The Osa peninsula has a lot of nature preserves and is becoming a very popular place for luxury properties that are tucked into the jungle and offer superb services. Lapa Rios Lodge is 10 miles from the airport, while Playa Nicuesa Rainforest Eco Sanctuary is across the bay and only accessible via boat.

 

Botanika Osa Peninsula, Curio Collection By Hilton is on the beach near town and is a good choice for those who want to explore the area with a rental car or want to sport-fish.

 

We stayed at a cute 2-bedroom apartment, Casa Amor . It was walking distance to the airport, car rental, pier and town.

 

Sirena Sector Station is a simple camp in Corcovado National Park, with 12 miles of trails.
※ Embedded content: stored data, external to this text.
# norlab-ulaval/norlab_icp_mapper

Hardware: AMD Instinct MI355X
Metric: ICP iterations/sec, 100k-pt scan vs 1M-pt map (higher is better)
Workload: dtype f32; 1 GPU; single synthetic 100000-pt scan vs 1000000-pt map, point-to-point ICP, KDTreeMatcher knn 1 maxDist 2.0 epsilon 0, TrimmedDist 0.85, fixed 20 iterations per registration; chain=p2p, scene=box+pillars sigma=0.01 seeds 42/43/44 (SURVEY.md 8d), parallelism=scan-sharded x1, map replicated

## Files before the change

### norlab_icp_mapper_amd/csrc/common.h

```cpp
#pragma once

#include <hip/hip_runtime.h>
#include <stdint.h>
#include <math.h>
#include <cstring>
#include <string>
#include <vector>
#include <unordered_map>
#include <mutex>
#include <map>
#include <cstdlib>
#include <shared_mutex>

#include "../../include/icpmi.h"

#define ICPMI_NV 32
#define ICPMI_MAX_OUTLIER 8
#define ICPMI_MAX_SMOOTH 16
#define ICPMI_SEL_BINS 2048
#ifndef ICPMI_S2_COPIES
#define ICPMI_S2_COPIES 8
#endif
#define ICPMI_S2_C0 4096
#define ICPMI_S2_F0 (ICPMI_S2_C0 + ICPMI_S2_COPIES * 256)
#ifndef ICPMI_S2_FCOPIES
#define ICPMI_S2_FCOPIES 1
#endif
#define ICPMI_S2_C1 (ICPMI_S2_F0 + ICPMI_S2_FCOPIES * 65536)
#define ICPMI_S2_F1 (ICPMI_S2_C1 + 256)
#define ICPMI_ACC_COPIES 2
#define ICPMI_ACC_MAX_ADDS 128
#define ICPMI_ACC_PAD 16
#define ICPMI_ACC_U64 (ICPMI_ACC_COPIES * ICPMI_NV * 2 * ICPMI_ACC_PAD)
#define ICPMI_ACC_IDX(copy, i, limb) ((((copy) * ICPMI_NV + (i)) * 2 + (limb)) * ICPMI_ACC_PAD)
#define ICPMI_ACC_FLAG (ICPMI_ACC_IDX(0, 0, 0) + 8)
#define ICPMI_S2_ACC (ICPMI_S2_F1 + 65536)
#define ICPMI_WIN_BINS 7
#ifndef ICPMI_WIN_COPIES
#define ICPMI_WIN_COPIES 8
#endif
#define ICPMI_WIN_PAD 16
#define ICPMI_WIN_HDR (ICPMI_WIN_COPIES * 3 * ICPMI_WIN_PAD)
#define ICPMI_WIN_U64 (ICPMI_WIN_HDR + ICPMI_WIN_PAD)
#define ICPMI_WIN_MAX_COUNT (1ll << 21)
#define ICPMI_S2_WIN (ICPMI_S2_ACC + 2 * ICPMI_ACC_U64)
#define ICPMI_SELHIST_WORDS (ICPMI_S2_WIN + 2 * ICPMI_WIN_U64)
#define ICPMI_S2_FIDX(b) ((((b) & 255u) << 8) | ((b) >> 8))

#define ICPMI_MAX_K 32

#ifdef __HIPCC__
typedef float icpmi_vf4 __attribute__((ext_vector_type(4)));
#ifdef ICPMI_NT_STREAMS
__device__ __forceinline__ float4 ld_stream(const float4* p) { const icpmi_vf4 v = __builtin_nontemporal_load(reinterpret_cast<const icpmi_vf4*>(p)); return make_float4(v.x, v.y, v.z, v.w); }
__device__ __forceinline__ float ld_stream(const float* p) { return __builtin_nontemporal_load(p); }
__device__ __forceinline__ int ld_stream(const int* p) { return __builtin_nontemporal_load(p); }
__device__ __forceinline__ void st_stream(float4* p, float4 v) { icpmi_vf4 w; w.x = v.x; w.y = v.y; w.z = v.z; w.w = v.w; __builtin_nontemporal_store(w, reinterpret_cast<icpmi_vf4*>(p)); }
__device__ __forceinline__ void st_stream(float* p, float v) { __builtin_nontemporal_store(v, p); }
__device__ __forceinline__ void st_stream(int* p, int v) { __builtin_nontemporal_store(v, p); }
#else
template <class T> __device__ __forceinline__ T ld_stream(const T* p) { return *p; }
template <class T> __device__ __forceinline__ void st_stream(T* p, T v) { *p = v; }
#endif

struct WaveRun { bool head; int rank; int len; int head_lane; };
__device__ __forceinline__ WaveRun wave_run(unsigned key, bool valid)
{
    const int lane = threadIdx.x & 63;
    const unsigned prev = (unsigned)__shfl_up((int)key, 1, 64);
    const bool pvalid = __shfl_up((int)valid, 1, 64) != 0;
    const bool head = valid && (lane == 0 || !pvalid || prev != key);
    const unsigned long long heads = __ballot(head);
    const unsigned long long valids = __ballot(valid);
    WaveRun r;
    r.head = head;
    const unsigned long long below = heads & ((lane == 63) ? ~0ull : ((2ull << lane) - 1ull));
    r.head_lane = below ? 63 - __clzll((long long)below) : lane;
    r.rank = lane - r.head_lane;
// ... 747 lines not shown
```

### norlab_icp_mapper_amd/csrc/loop.hip

```cpp
#include "common.h"
#include "solve.h"
#include <cstring>

namespace {

template <int PASS, int MODE = 0>
__global__ __launch_bounds__(256) void sel_hist_kernel(const float* __restrict__ d2, int64_t count,
                                                       const IcpState* __restrict__ st, unsigned* __restrict__ ghist, int nb_scale = 0)
{
    if (st->done) return;
    if (blockIdx.x == 0 && threadIdx.x == 0) nn_stamp_close(const_cast<IcpState*>(st));
    if (MODE != 0 && nb_scale != 0 && st->iter + 1 > nb_scale) return;
    if (MODE == 3 && st->iter != 0) return;
    __shared__ unsigned h[ICPMI_SEL_BINS];
    for (int b = threadIdx.x; b < ICPMI_SEL_BINS; b += 256) h[b] = 0;
    __syncthreads();
    const unsigned prefix = st->sel_prefix;
    const float med = MODE == 2 ? st->robust_med : 0.f;
    for (int64_t i = (int64_t)blockIdx.x * 256 + threadIdx.x; i < count; i += (int64_t)gridDim.x * 256) {
        float v = d2[i];
        if (MODE == 0 || MODE == 3) { if (!(v != INFINITY && v > 0.f)) continue; }
        else {
            if (v == INFINITY) continue;
            if (MODE == 2) v = fabsf(v - med);
// ... 505 lines not shown
                const float rz = fmaf(T[10], az, fmaf(T[6], ay, T[2] * ax));
                ax = rx; ay = ry; az = rz;
            }
            const float4 b = ref_normals[sidx];
            const float dot = fmaf(az, b.z, fmaf(ay, b.y, ax * b.x));
            w *= (dot > cosf(prm)) ? 1.f : 0.f;
        } else if (EXT && type == ICPMI_OUT_GENERICDESCRIPTOR) {
            const int ip = lc.out_iparam[f];
            const float v = (ip & ICPMI_GEN_SOURCE_READING) ? lc.read_scalar[qi] : ref_scalar[orig];
            w *= (ip & ICPMI_GEN_SOFT) ? v : ((ip & ICPMI_GEN_LARGER) ? (v > prm ? 1.f : 0.f) : (v < prm ? 1.f : 0.f));
        } else if (EXT && type == ICPMI_OUT_ROBUST) {
            const int ip = lc.out_iparam[f];
            const int se = (ip >> 4) & 15, fct = ip & 15;
            const float sc = se != ICPMI_SCALE_NONE ? st->robust_scale : 1.f;
            const float res = ((ip >> 8) & 15) == ICPMI_DIST_POINT2PLANE ? plane2 : d2;
            const float kk = se != ICPMI_SCALE_BERG ? prm : (fct == ICPMI_ROB_CAUCHY ? 4.3040f : fct == ICPMI_ROB_TUKEY ? 7.0589f : fct == ICPMI_ROB_HUBER ? 2.0138f : prm);
            const float e2 = res / (sc * sc);
            const float apx = lc.out_param3[f];
            float rw = robust_weight(fct, e2, kk);
            if (apx > 0.f && apx != INFINITY && e2 >= apx * apx) rw = 0.f;
            w *= rw;
        }
    }
    return w;
}

__host__ __device__ __forceinline__ int acc_threads(int k) { return k > 1 ? 1024 : 256; }
__host__ __device__ __forceinline__ int acc_blocks_dev(int64_t count, int cap, int bt = 256)
{
    const int64_t nb = (count + bt - 1) / bt;
    return (int)(nb < 1 ? 1 : (nb > cap ? cap : nb));
}

template <int MIN, bool FUSED, bool EXT, int BT = 256>
__global__ __launch_bounds__(BT) void accumulate_kernel(const float4* __restrict__ reading, BatchArgs ba, int acc_cap, LoopCfg lc,
                                                         IcpState* __restrict__ st, const float4* __restrict__ map,
                                                         const float4* __restrict__ normals,
                                                         const float4* __restrict__ read_normals,
                                                         const int* __restrict__ sidx, const float* __restrict__ d2a,
                                                         unsigned* __restrict__ hists,
                                                         int fused_slot, int is_median, float factor,
                                                         const float4* __restrict__ match_pt, const int* __restrict__ qindex,
                                                         const float* __restrict__ ref_scalar, const float4* __restrict__ pnm)
{
    const int n = ba.n[blockIdx.y];
    const int nbe = acc_blocks_dev((int64_t)n * lc.k, acc_cap, BT);
    if ((int)blockIdx.x >= nbe) return;
    {
        const size_t qo = (size_t)blockIdx.y * (size_t)ba.qstride;
        reading += qo; sidx += qo * lc.k; d2a += qo * lc.k;
        if (match_pt) match_pt += qo;
        if (qindex) qindex += qo;
        if (read_normals) read_normals += qo;
        hists += (size_t)blockIdx.y * ICPMI_SELHIST_WORDS;
        st += blockIdx.y;
    }
    const int64_t count = (int64_t)n * lc.k;
    const int64_t stride = (int64_t)nbe * BT;
    const int64_t gtid = (int64_t)blockIdx.x * BT + threadIdx.x;
#ifdef ICPMI_ACC_STRIDED
    const int64_t estep = stride;
    const int64_t e_first = gtid, e_end = count;
#else
    const int64_t estep = BT;
    const int wgc = (nbe & 7) == 0 ? (int)(blockIdx.x & 7) * (nbe >> 3) + (int)(blockIdx.x >> 3) : (int)blockIdx.x;
    const int64_t per_wg = (count + nbe - 1) / nbe;
    const int64_t e_first = (int64_t)wgc * per_wg + threadIdx.x;
    const int64_t e_end = ((int64_t)wgc + 1) * per_wg < count ? ((int64_t)wgc + 1) * per_wg : count;
#endif
    constexpr int PF = BT > 256 ? 3 : 2;
    float pd2[PF]; int ps[PF]; float4 pr[PF], pq[PF];
#pragma unroll
    for (int u = 0; u < PF; ++u) {
        const int64_t e = e_first + u * estep;
        const bool in = e < e_end;
        pd2[u] = in ? ld_stream(d2a + e) : INFINITY;
        ps[u] = in ? ld_stream(sidx + e) : -1;
        pr[u] = ld_stream(reading + (in ? (int)(e / lc.k) : 0));
        pq[u] = (match_pt && in) ? ld_stream(match_pt + e) : ((pnm && ps[u] >= 0) ? pnm[2 * (size_t)ps[u]] : make_float4(0.f, 0.f, 0.f, 0.f));
    }
    const unsigned cv = (FUSED && threadIdx.x < 256) ? hists[ICPMI_S2_C1 + threadIdx.x] : 0u;
    float4 pn[PF];
#pragma unroll
    for (int u = 0; u < PF; ++u)
        pn[u] = (MIN == ICPMI_MIN_POINT_TO_PLANE && ps[u] >= 0) ? (pnm ? pnm[2 * (size_t)ps[u] + 1] : normals[ps[u]]) : make_float4(0.f, 0.f, 0.f, 0.f);
    if (st->done) return;
    if (blockIdx.x == 0 && threadIdx.x == 0) nn_stamp_close(const_cast<IcpState*>(st));
    float fused_limit = 0.f;
    if (FUSED) {
        __shared__ unsigned shsel[16];
        unsigned bin, rem, total;
        block_find_rank_2tier<1>(cv, hists + ICPMI_S2_F1, false, 0.f, st->sel_rank_l[0], shsel, bin, rem, total);
        const float q = __uint_as_float((st->sel_prefix_l[0] << 16) | bin);
        fused_limit = is_median ? factor * q : q;
        if (blockIdx.x == 0 && threadIdx.x == 0) st->limits[fused_slot] = fused_limit;
        for (int64_t i = gtid; i < ICPMI_S2_COPIES * 256 + ICPMI_S2_FCOPIES * 65536; i += stride) hists[ICPMI_S2_C0 + i] = 0;
        if (lc.k > 1) for (int64_t i = gtid; i < 2 * ICPMI_WIN_U64; i += stride) hists[ICPMI_S2_WIN + i] = 0;
    }
    constexpr int NVAL = MIN == ICPMI_MIN_POINT_TO_PLANE ? 27 : (MIN == ICPMI_MIN_POINT_TO_POINT ? 16 : 0);
    double acc[NVAL > 0 ? NVAL : 1];
#pragma unroll
    for (int i = 0; i < (NVAL > 0 ? NVAL : 1); ++i) acc[i] = 0.0;
    double wsum = 0.0, cnt = 0.0;
    double b2d[3] = {0.0, 0.0, 0.0};
    const float* T = st->T_iter;
    auto pair = [&](int64_t e, float d2, int s, float4 r, float4 qkept, float4 nkept, bool have_n) {
        if (d2 == INFINITY) return;
        const int qi = (int)(e / lc.k);
        float w;
        if (EXT) {
            const float3 pe = xf_point(T, r.x, r.y, r.z, r.w);
            const float4 qe = (match_pt || (pnm && have_n)) ? qkept : (pnm ? pnm[2 * (size_t)s] : map[s]);
            float plane2 = 0.f;
            if (normals) {
                const float4 ne = have_n && MIN == ICPMI_MIN_POINT_TO_PLANE ? nkept : (pnm ? pnm[2 * (size_t)s + 1] : normals[s]);
                const float dx = pe.x - qe.x, dy = pe.y - qe.y, dz = pe.z - qe.z;
                const float dot = dx * ne.x + dy * ne.y + dz * ne.z;
                plane2 = dot * dot;
            }
            w = match_weight<true>(lc, st, d2, T, read_normals, qindex ? qindex[qi] : qi, normals, s, FUSED ? fused_slot : -1, fused_limit,
                                   ref_scalar, __float_as_int(qe.w), plane2);
        } else w = match_weight(lc, st, d2, T, read_normals, qindex ? qindex[qi] : qi, normals, s, FUSED ? fused_slot : -1, fused_limit);
        if (w == 0.f) return;
        wsum += w; cnt += 1.0;
        if (MIN == ICPMI_MIN_IDENTITY) return;
        const float3 p = xf_point(T, r.x, r.y, r.z, r.w);
        const float4 q = (match_pt || (pnm && have_n)) ? qkept : (pnm ? pnm[2 * (size_t)s] : map[s]);
        if (MIN == ICPMI_MIN_POINT_TO_POINT) {
// ... 27 lines not shown
            }
        }
    };
#pragma unroll
    for (int u = 0; u < PF; ++u) pair(e_first + u * estep, pd2[u], ps[u], pr[u], pq[u], pn[u], true);
    for (int64_t e = e_first + PF * estep; e < e_end; e += estep)
        pair(e, d2a[e], sidx[e], reading[(int)(e / lc.k)], match_pt ? match_pt[e] : make_float4(0.f, 0.f, 0.f, 0.f),
             make_float4(0.f, 0.f, 0.f, 0.f), false);
    __shared__ double sh[BT / 64][ICPMI_NV];
    const int lane = threadIdx.x & 63, wv = threadIdx.x >> 6;
    double val[ICPMI_NV];
#pragma unroll
    for (int i = 0; i < ICPMI_NV; ++i) val[i] = i < NVAL ? acc[i < NVAL ? i : 0] : 0.0;
    val[27] = wsum; val[28] = cnt;
    if (EXT) { val[29] = b2d[0]; val[30] = b2d[1]; val[31] = b2d[2]; }
#pragma unroll
    for (int s = 0; s < 5; ++s) {
        const int m = 1 << s;
        const int nkeep = 16 >> s;
        const bool upper = (lane & m) != 0;
#pragma unroll
        for (int i = 0; i < nkeep; ++i) {
            const double send = upper ? val[i] : val[i + nkeep];
            const double keep = upper ? val[i + nkeep] : val[i];
            val[i] = keep + __shfl_xor(send, m, 64);
        }
    }
    val[0] += __shfl_xor(val[0], 32, 64);
    if (lane < 32) {
        const int idx = ((lane & 1) << 4) | ((lane & 2) << 2) | (lane & 4) | ((lane & 8) >> 2) | ((lane & 16) >> 4);
        sh[wv][idx] = val[0];
    }
    __syncthreads();
    if (threadIdx.x < ICPMI_NV) {
        const int i = threadIdx.x;
        double v = 0.0;
        if (i < NVAL || i == 27 || i == 28 || (EXT && i > 28)) {
            v = sh[0][i] + sh[1][i] + sh[2][i] + sh[3][i];
#pragma unroll
            for (int w2 = 4; w2 < BT / 64; ++w2) v += sh[w2][i];
        }
        unsigned long long* acc = reinterpret_cast<unsigned long long*>(hists + ICPMI_S2_ACC);
        if (v != 0.0) {
            if (!(fabs(v) < 0x1p77)) atomicOr(reinterpret_cast<unsigned*>(acc + ICPMI_ACC_FLAG), 1u);
            else {
                const double hi = rint(v * 0x1p-16);
                const double lo = v - hi * 65536.0;
                const long long H = (long long)hi, Lq = __double2ll_rn(lo * 0x1p40);
                const int cp = blockIdx.x & (ICPMI_ACC_COPIES - 1);
                if (H) atomicAdd(acc + ICPMI_ACC_IDX(cp, i, 0), (unsigned long long)H);
                if (Lq) atomicAdd(acc + ICPMI_ACC_IDX(cp, i, 1), (unsigned long long)Lq);
            }
        }
    }
}

__device__ __forceinline__ void mirror_state(const IcpState* st, IcpState* mirror)
{
    const unsigned* src = reinterpret_cast<const unsigned*>(st);
    unsigned* dst = reinterpret_cast<unsigned*>(mirror);
    constexpr int W = (int)(sizeof(IcpState) / sizeof(unsigned));
    for (int i = threadIdx.x; i < W; i += 64) dst[i] = __hip_atomic_load(src + i, __ATOMIC_RELAXED, __HIP_MEMORY_SCOPE_AGENT);
}

__global__ __launch_bounds__(256) void solve_kernel(IcpState* __restrict__ st, unsigned* __restrict__ hists, int clear, LoopCfg lc,
                                                    float* __restrict__ T_step_out, double* __restrict__ sums_out, unsigned* __restrict__ progress,
                                                    IcpState* __restrict__ mirror)
{
    st += blockIdx.x;
    unsigned long long* acc = reinterpret_cast<unsigned long long*>(hists + (size_t)blockIdx.x * ICPMI_SELHIST_WORDS + ICPMI_S2_ACC);
    if (progress) progress += blockIdx.x;
    if (threadIdx.x == 0 && st->hard_count) { st->hard_total += st->hard_count; st->hard_count = 0; }
    if (st->done) {
        if (mirror && threadIdx.x < 64) mirror_state(st, mirror + blockIdx.x);
        if (threadIdx.x == 0) publish_progress(st, progress);
        return;
    }
    solve_body(st, acc, clear != 0, lc, T_step_out, sums_out);
    if (threadIdx.x == 0 && st->done) st->t_done = (unsigned long long)wall_clock64();
    if (mirror) {
        __syncthreads();
        if (threadIdx.x < 64 && __hip_atomic_load(&st->done, __ATOMIC_RELAXED, __HIP_MEMORY_SCOPE_AGENT)) mirror_state(st, mirror + blockIdx.x);
    }
    if (threadIdx.x == 0) publish_progress(st, progress);
}
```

You must be accompanied by a guide. See What to Do for more information.

San Jose

San Jose is the business capital of the country (more than half of the country’s citizens live in the San Jose area). We chose not to visit the town, so we stayed in a hotel that offered an airport shuttle, comfortable rooms and had an on-site restaurant.

 

DoubleTree by Hilton Hotel Cariari San Jose was perfect for our needs. The hotel décor was retro, the room was spacious and the restaurant’s food was good.

What to Pack

Costa Rica features a tropical climate, where it’s almost always warm and humid. The vibe almost everywhere is very casual, so leave the coat and tie and ball gowns at home. Beyond the usual lightweight shorts and tops, here are a few things that you’ll definitely want to bring.

Footwear

You’ll want some good walking shoes, either hiking shoes or good hiking sandals. Being mostly rainforest, your feet will get wet and muddy often.

 

You’ll also need closed toe shoes that you don’t mind getting wet and will stay on your feet for various adventure activities. No flip flops on slip ons. We’re both big fans of the Keen Newport Sandal. It’s light and airy, yet waterproof and closed toe. It comes in both a Men’s  and Women’s version.

Other Essentials

A rain jacket or poncho. Remember, it’s a rainforest and you will get rained on. Ann’s favorite lightweight jacket is this Gill. It’s both waterproof and stylish.

 

A water bottle or water backpack. Many places in Costa Rica will not allow you to enter with single use plastic bottles. We really like the bottles made by Contigo. They work well and they’re durable.

 

A camera with a zoom lens. For all those sloth close ups you’ll want to capture. All of the lovely pictures you see on our site were taken with the new Canon EOS R8 mirrorless camera, along with the Canon RF 24-70 and Canon RF 100-400 lenses. Ann is also a big fan of the Peak Design camera bag and camera strap.